+++ SUPPLIED DATA +++
@@ -171,15 +158,32 @@
     if (amax) gp_record_amax(amax, vmax, 1.0f / plane_scale);
 }
 
-template <int NK, int TOK = 32>
+struct LnTail { int n_extra, extra_tok0, zero_row0, zero_rows; };
+
+template <int NK, int TOK = 32, bool FOLD = false>
 __global__ __launch_bounds__(512) void layernorm_planes_reg_kernel(const float* __restrict__ X, _Float16* __restrict__ Yhi,
                                                                     _Float16* __restrict__ Ylo, const float* __restrict__ gamma,
                                                                     const float* __restrict__ beta, int Mpad, float eps,
-                                                                    int* __restrict__ status, float plane_scale, float* __restrict__ amax)
+                                                                    int* __restrict__ status, float plane_scale, float* __restrict__ amax,
+                                                                    const LnTail tail)
 {
     constexpr int C = 128 * NK, SL = 512 / TOK, CH = 8 * SL, NC = C / CH;
     constexpr int TP = CH + 4;
     static_assert(C % CH == 0 && (TOK == 32 || TOK == 16), "layernorm_planes_reg_kernel: C must be a multiple of the chunk width");
+    static_assert(!FOLD || TOK == 32, "layernorm_planes_reg_kernel: extra tokens are summed as 16 slices");
+    constexpr int EV = (C + 511) / 512;
+    __shared__ __attribute__((aligned(16))) float xe[FOLD ? C : 4];
+    __shared__ float rede[2][16];
+    const bool fold = FOLD && (int)blockIdx.x < tail.n_extra;
+    const size_t etok = FOLD ? (size_t)(tail.extra_tok0 + (int)blockIdx.x) : 0;
+    float ev[EV] = {};
+    if (fold) {
+#pragma unroll
+        for (int u = 0; u < EV; ++u) {
+            const int c = threadIdx.x + 512 * u;
+            ev[u] = c < C ? X[(size_t)c * Mpad + etok] : 0.f;
+        }
+    }
     __shared__ float red[SL][TOK];
     __shared__ __attribute__((aligned(16))) unsigned int tile[2][TOK * TP];
     __shared__ __attribute__((aligned(16))) float gb[2][C];
@@ -198,12 +202,27 @@
         gb[0][c] = gamma[c];
         gb[1][c] = beta[c];
     }
+    if (fold) {
+#pragma unroll
+        for (int u = 0; u < EV; ++u)
+            if (threadIdx.x + 512 * u < C) xe[threadIdx.x + 512 * u] = ev[u];
+    }
     red[sl][tok] = s;
     __syncthreads();
     float tot = 0.f;
 #pragma unroll
     for (int j = 0; j < SL; ++j) tot += red[j][tok];
     const float mean = tot / (float)C;
+    if (fold && threadIdx.x < 16) {
+        float se = 0.f;
+#pragma unroll
+        for (int k = 0; k < NC; ++k) {
+            const f32x4 a0 = *reinterpret_cast<const f32x4*>(xe + CH * k + 8 * threadIdx.x), a1 = *reinterpret_cast<const f32x4*>(xe + CH * k + 8 * threadIdx.x + 4);
+#pragma unroll
+            for (int e = 0; e < 8; ++e) se += e < 4 ? a0[e] : a1[e - 4];
+        }
+        rede[0][threadIdx.x] = se;
+    }
     __syncthreads();
     float q = 0.f;
 #pragma unroll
+++
Would you restate word for word every line from the one holding "red[sl][tok] = s;" to the end of the entries, both ends included?

     red[sl][tok] = s;
     __syncthreads();
     float tot = 0.f;
 #pragma unroll
     for (int j = 0; j < SL; ++j) tot += red[j][tok];
     const float mean = tot / (float)C;
+    if (fold && threadIdx.x < 16) {
+        float se = 0.f;
+#pragma unroll
+        for (int k = 0; k < NC; ++k) {
+            const f32x4 a0 = *reinterpret_cast<const f32x4*>(xe + CH * k + 8 * threadIdx.x), a1 = *reinterpret_cast<const f32x4*>(xe + CH * k + 8 * threadIdx.x + 4);
+#pragma unroll
+            for (int e = 0; e < 8; ++e) se += e < 4 ? a0[e] : a1[e - 4];
+        }
+        rede[0][threadIdx.x] = se;
+    }
     __syncthreads();
     float q = 0.f;
 #pragma unroll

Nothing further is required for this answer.